## Exercise instructions
Your answer should be an exact copy of every record.

[Opening Material for this exercise section]

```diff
@@ -793,7 +822,24 @@
     const int small_env = tuning_env("SWC_GEMM_SMALL", 1);
     const long tiles128 = (long)((a->M + 127) / 128) * ((a->N + 127) / 128);
     const bool half_rows = small_env && tiles128 < 384 && a->M >= 512;
-    if (f8) {
+    const long kspan = (long)a->taps * a->K;
+    const int kslices = a->taps * ((a->K + bk - 1) / bk);
+    const bool ks_shape = cd == SWC_F32 && a->N <= 512 && kspan >= 3072 && kspan <= 3584 && a->K % 64 == 0 && kslices % 4 == 0;
+    int ksplit = (bf && a->taps > 1 && ks_shape) ? 1 : 0;
+#ifdef SWC_TUNING
+    if (bf && ksplit) ksplit = tuning_env("SWC_GEMM_KSPLIT", 1);
+    if (fs && ks_shape) ksplit = tuning_env("SWC_GEMM_KSPLIT", 0);
+    if (ksplit && fs) {
+        rc = launch<SWC_F16S, float, 2, 2, 2, 128, 2>(p, s);
+    } else
+#endif
+    if (ksplit && bf) {
+#ifdef SWC_TUNING
+        if (ksplit == 2) rc = launch<SWC_BF16, float, 2, 2, 2, 64, 2>(p, s);
+        else
+#endif
+        rc = launch<SWC_BF16, float, 2, 2, 2, 128, 2>(p, s);
+    } else if (f8) {
 #define SWC_LAUNCH8(MT, WM, WN)                                                   \
     (cd == SWC_BF16 ? launch<SWC_FP8, bf16_t, MT, WM, WN>(p, s)                     \
                     : (cd == SWC_FP8 ? launch<SWC_FP8, fp8_t, MT, WM, WN>(p, s) : launch<SWC_FP8, float, MT, WM, WN>(p, s)))
```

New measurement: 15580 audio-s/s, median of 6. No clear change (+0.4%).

[Closing Material for this exercise section]

## Response below
```diff
@@ -793,7 +822,24 @@
     const int small_env = tuning_env("SWC_GEMM_SMALL", 1);
     const long tiles128 = (long)((a->M + 127) / 128) * ((a->N + 127) / 128);
     const bool half_rows = small_env && tiles128 < 384 && a->M >= 512;
-    if (f8) {
+    const long kspan = (long)a->taps * a->K;
+    const int kslices = a->taps * ((a->K + bk - 1) / bk);
+    const bool ks_shape = cd == SWC_F32 && a->N <= 512 && kspan >= 3072 && kspan <= 3584 && a->K % 64 == 0 && kslices % 4 == 0;
+    int ksplit = (bf && a->taps > 1 && ks_shape) ? 1 : 0;
+#ifdef SWC_TUNING
+    if (bf && ksplit) ksplit = tuning_env("SWC_GEMM_KSPLIT", 1);
+    if (fs && ks_shape) ksplit = tuning_env("SWC_GEMM_KSPLIT", 0);
+    if (ksplit && fs) {
+        rc = launch<SWC_F16S, float, 2, 2, 2, 128, 2>(p, s);
+    } else
+#endif
+    if (ksplit && bf) {
+#ifdef SWC_TUNING
+        if (ksplit == 2) rc = launch<SWC_BF16, float, 2, 2, 2, 64, 2>(p, s);
+        else
+#endif
+        rc = launch<SWC_BF16, float, 2, 2, 2, 128, 2>(p, s);
+    } else if (f8) {
 #define SWC_LAUNCH8(MT, WM, WN)                                                   \
     (cd == SWC_BF16 ? launch<SWC_FP8, bf16_t, MT, WM, WN>(p, s)                     \
                     : (cd == SWC_FP8 ? launch<SWC_FP8, fp8_t, MT, WM, WN>(p, s) : launch<SWC_FP8, float, MT, WM, WN>(p, s)))
```

New measurement: 15580 audio-s/s, median of 6. No clear change (+0.4%).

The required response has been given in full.